Work required: Your task is to retype every entry exactly, omitting nothing.

Extracted entries:
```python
# ... 124 lines not shown
    L.suma_map_render_inactive.argtypes = [vp, vp, f32]
    L.suma_map_render_composed.argtypes = [vp, vp, vp, f32]
    L.suma_map_frame.restype = vp
    L.suma_map_frame.argtypes = [vp, C.c_int]
    L.suma_map_update_poses.argtypes = [vp, vp, u32]
    L.suma_map_size.argtypes = [vp, C.POINTER(u32)]
    L.suma_map_timestamp.argtypes = [vp, C.POINTER(u32)]
    L.suma_map_download.argtypes = [vp, vp, u32, C.POINTER(u32)]
    L.suma_map_upload.argtypes = [vp, vp, u32, u32]
    L.suma_map_download_index_map.argtypes = [vp, vp]
    L.suma_map_download_radius_conf.argtypes = [vp, vp]
    L.suma_map_download_poses.argtypes = [vp, vp, u32, C.POINTER(u32)]
    L.suma_map_download_integrated.argtypes = [vp, vp]
    L.suma_map_counts.argtypes = [vp, C.POINTER(u32), C.POINTER(u32), C.POINTER(u32), vp]
    L.suma_map_cache_stats.argtypes = [vp, C.POINTER(u32), C.POINTER(u32), C.POINTER(u32)]
    L.suma_map_download_cached_tile.argtypes = [vp, C.c_int32, C.c_int32, vp, u32, C.POINTER(u32)]
    L.suma_icp_set_iteration.argtypes = [vp, u32]
    L.suma_pipeline_host_entry_times.argtypes = [vp, vp, C.c_int]
    L.suma_loop_closure_verify.argtypes = [vp, vp, vp, vp, u32, vp, f32, f32, f32, C.POINTER(LoopResult)]
    L.suma_loop_closure_verify_serial.argtypes = [vp, vp, vp, vp, u32, vp, f32, f32, f32, C.POINTER(LoopResult)]
    L.suma_pipeline_create.argtypes = [C.POINTER(SumaParams), C.c_int, pp]
    L.suma_pipeline_destroy.argtypes = [vp]
    L.suma_pipeline_destroy.restype = None
    L.suma_pipeline_ctx.restype = vp
    L.suma_pipeline_ctx.argtypes = [vp]
    L.suma_pipeline_process_scan.argtypes = [vp, vp, vp, vp, u32, i32]
    L.suma_pipeline_process_scan_device.argtypes = [vp, vp, vp, vp, u32, i32]
    L.suma_pipeline_pose.argtypes = [vp, vp]
    L.suma_pipeline_begin_scan.argtypes = [vp, vp, vp, vp, u32]
    L.suma_pipeline_begin_scan_device.argtypes = [vp, vp, vp, vp, u32]
# ... 633 lines not shown
        out = np.zeros((p.data_height, p.data_width, 4), dtype=np.float32)
        self.ctx.check(self.ctx.L.suma_map_download_radius_conf(self.ctx.h, _ptr(out)))
        return out

    def integrated(self):
        p = self.ctx.params
        out = np.zeros((p.data_height, p.data_width), dtype=np.uint8)
        self.ctx.check(self.ctx.L.suma_map_download_integrated(self.ctx.h, _ptr(out)))
        return out

    def cache_stats(self):
        a, b, cc = C.c_uint32(0), C.c_uint32(0), C.c_uint32(0)
        self.ctx.check(self.ctx.L.suma_map_cache_stats(self.ctx.h, C.byref(a), C.byref(b), C.byref(cc)))
        return a.value, b.value, cc.value

    def cached_tile(self, i: int, j: int) -> np.ndarray:
        n = C.c_uint32(0)
        self.ctx.check(self.ctx.L.suma_map_download_cached_tile(self.ctx.h, i, j, None, 0, C.byref(n)))
        out = np.zeros((n.value, 16), dtype=np.float32)
        if n.value:
            self.ctx.check(self.ctx.L.suma_map_download_cached_tile(self.ctx.h, i, j, _ptr(out), n.value, C.byref(n)))
        return out

    def cached_tiles(self):
        n = C.c_uint32(0)
        self.ctx.check(self.ctx.L.suma_map_cached_tiles(self.ctx.h, None, 0, C.byref(n)), "suma_map_cached_tiles")
        ij = np.zeros((n.value, 2), dtype=np.int32)
        if n.value:
            self.ctx.check(self.ctx.L.suma_map_cached_tiles(self.ctx.h, _ptr(ij), n.value, C.byref(n)),
                           "suma_map_cached_tiles")
# ... 1023 lines not shown
```

semantic_suma_amd/csrc/k_icp.hip:

```cpp
#include <cstddef>

#include "suma_internal.h"

#ifdef SUMA_GN_TIMING
__device__ unsigned long long g_gn_timing[256][8];
#define GN_STAMP(k)                                                                            \
  do {                                                                                         \
    if (threadIdx.x == 0 && blockIdx.y == 0 && blockIdx.x < 256) g_gn_timing[blockIdx.x][k] = wall_clock64(); \
  } while (0)
extern "C" int suma_debug_gn_timing(unsigned long long* host ) {
  return (int)hipMemcpyFromSymbol(host, HIP_SYMBOL(g_gn_timing), sizeof(g_gn_timing));
}
#else
#define GN_STAMP(k) ((void)0)
#endif

#define ICP_THREADS 512
#define MAGIC_D 6755399441055744.0
#define MAGIC_BITS 0x4338000000000000ll

struct IcpArgs {
  const float4 *Vd, *Nd, *Sd;
  const float4 *Vm, *Nm, *Sm;
  int32_t W, H, Wm, Hm;
// ... 266 lines not shown
  int pixel;
  double* history;
  uint32_t history_cap;
  int init;
  uint32_t iteration0;
  PoseD T0;
  int emit_pose;
  PoseD pose_base;
  float* pose_block;
  HostResult* host_out;
  uint32_t host_seq;
  int host_full;
  const DevState* ds;
  HostResult* fused_report;
  uint32_t* fused_counter;
};
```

Exercise response:
```python
# ... 124 lines not shown
    L.suma_map_render_inactive.argtypes = [vp, vp, f32]
    L.suma_map_render_composed.argtypes = [vp, vp, vp, f32]
    L.suma_map_frame.restype = vp
    L.suma_map_frame.argtypes = [vp, C.c_int]
    L.suma_map_update_poses.argtypes = [vp, vp, u32]
    L.suma_map_size.argtypes = [vp, C.POINTER(u32)]
    L.suma_map_timestamp.argtypes = [vp, C.POINTER(u32)]
    L.suma_map_download.argtypes = [vp, vp, u32, C.POINTER(u32)]
    L.suma_map_upload.argtypes = [vp, vp, u32, u32]
    L.suma_map_download_index_map.argtypes = [vp, vp]
    L.suma_map_download_radius_conf.argtypes = [vp, vp]
    L.suma_map_download_poses.argtypes = [vp, vp, u32, C.POINTER(u32)]
    L.suma_map_download_integrated.argtypes = [vp, vp]
    L.suma_map_counts.argtypes = [vp, C.POINTER(u32), C.POINTER(u32), C.POINTER(u32), vp]
    L.suma_map_cache_stats.argtypes = [vp, C.POINTER(u32), C.POINTER(u32), C.POINTER(u32)]
    L.suma_map_download_cached_tile.argtypes = [vp, C.c_int32, C.c_int32, vp, u32, C.POINTER(u32)]
    L.suma_icp_set_iteration.argtypes = [vp, u32]
    L.suma_pipeline_host_entry_times.argtypes = [vp, vp, C.c_int]
    L.suma_loop_closure_verify.argtypes = [vp, vp, vp, vp, u32, vp, f32, f32, f32, C.POINTER(LoopResult)]
    L.suma_loop_closure_verify_serial.argtypes = [vp, vp, vp, vp, u32, vp, f32, f32, f32, C.POINTER(LoopResult)]
    L.suma_pipeline_create.argtypes = [C.POINTER(SumaParams), C.c_int, pp]
    L.suma_pipeline_destroy.argtypes = [vp]
    L.suma_pipeline_destroy.restype = None
    L.suma_pipeline_ctx.restype = vp
    L.suma_pipeline_ctx.argtypes = [vp]
    L.suma_pipeline_process_scan.argtypes = [vp, vp, vp, vp, u32, i32]
    L.suma_pipeline_process_scan_device.argtypes = [vp, vp, vp, vp, u32, i32]
    L.suma_pipeline_pose.argtypes = [vp, vp]
    L.suma_pipeline_begin_scan.argtypes = [vp, vp, vp, vp, u32]
    L.suma_pipeline_begin_scan_device.argtypes = [vp, vp, vp, vp, u32]
# ... 633 lines not shown
        out = np.zeros((p.data_height, p.data_width, 4), dtype=np.float32)
        self.ctx.check(self.ctx.L.suma_map_download_radius_conf(self.ctx.h, _ptr(out)))
        return out

    def integrated(self):
        p = self.ctx.params
        out = np.zeros((p.data_height, p.data_width), dtype=np.uint8)
        self.ctx.check(self.ctx.L.suma_map_download_integrated(self.ctx.h, _ptr(out)))
        return out

    def cache_stats(self):
        a, b, cc = C.c_uint32(0), C.c_uint32(0), C.c_uint32(0)
        self.ctx.check(self.ctx.L.suma_map_cache_stats(self.ctx.h, C.byref(a), C.byref(b), C.byref(cc)))
        return a.value, b.value, cc.value

    def cached_tile(self, i: int, j: int) -> np.ndarray:
        n = C.c_uint32(0)
        self.ctx.check(self.ctx.L.suma_map_download_cached_tile(self.ctx.h, i, j, None, 0, C.byref(n)))
        out = np.zeros((n.value, 16), dtype=np.float32)
        if n.value:
            self.ctx.check(self.ctx.L.suma_map_download_cached_tile(self.ctx.h, i, j, _ptr(out), n.value, C.byref(n)))
        return out

    def cached_tiles(self):
        n = C.c_uint32(0)
        self.ctx.check(self.ctx.L.suma_map_cached_tiles(self.ctx.h, None, 0, C.byref(n)), "suma_map_cached_tiles")
        ij = np.zeros((n.value, 2), dtype=np.int32)
        if n.value:
            self.ctx.check(self.ctx.L.suma_map_cached_tiles(self.ctx.h, _ptr(ij), n.value, C.byref(n)),
                           "suma_map_cached_tiles")
# ... 1023 lines not shown
```

semantic_suma_amd/csrc/k_icp.hip:

```cpp
#include <cstddef>

#include "suma_internal.h"

#ifdef SUMA_GN_TIMING
__device__ unsigned long long g_gn_timing[256][8];
#define GN_STAMP(k)                                                                            \
  do {                                                                                         \
    if (threadIdx.x == 0 && blockIdx.y == 0 && blockIdx.x < 256) g_gn_timing[blockIdx.x][k] = wall_clock64(); \
  } while (0)
extern "C" int suma_debug_gn_timing(unsigned long long* host ) {
  return (int)hipMemcpyFromSymbol(host, HIP_SYMBOL(g_gn_timing), sizeof(g_gn_timing));
}
#else
#define GN_STAMP(k) ((void)0)
#endif

#define ICP_THREADS 512
#define MAGIC_D 6755399441055744.0
#define MAGIC_BITS 0x4338000000000000ll

struct IcpArgs {
  const float4 *Vd, *Nd, *Sd;
  const float4 *Vm, *Nm, *Sm;
  int32_t W, H, Wm, Hm;
// ... 266 lines not shown
  int pixel;
  double* history;
  uint32_t history_cap;
  int init;
  uint32_t iteration0;
  PoseD T0;
  int emit_pose;
  PoseD pose_base;
  float* pose_block;
  HostResult* host_out;
  uint32_t host_seq;
  int host_full;
  const DevState* ds;
  HostResult* fused_report;
  uint32_t* fused_counter;
};
```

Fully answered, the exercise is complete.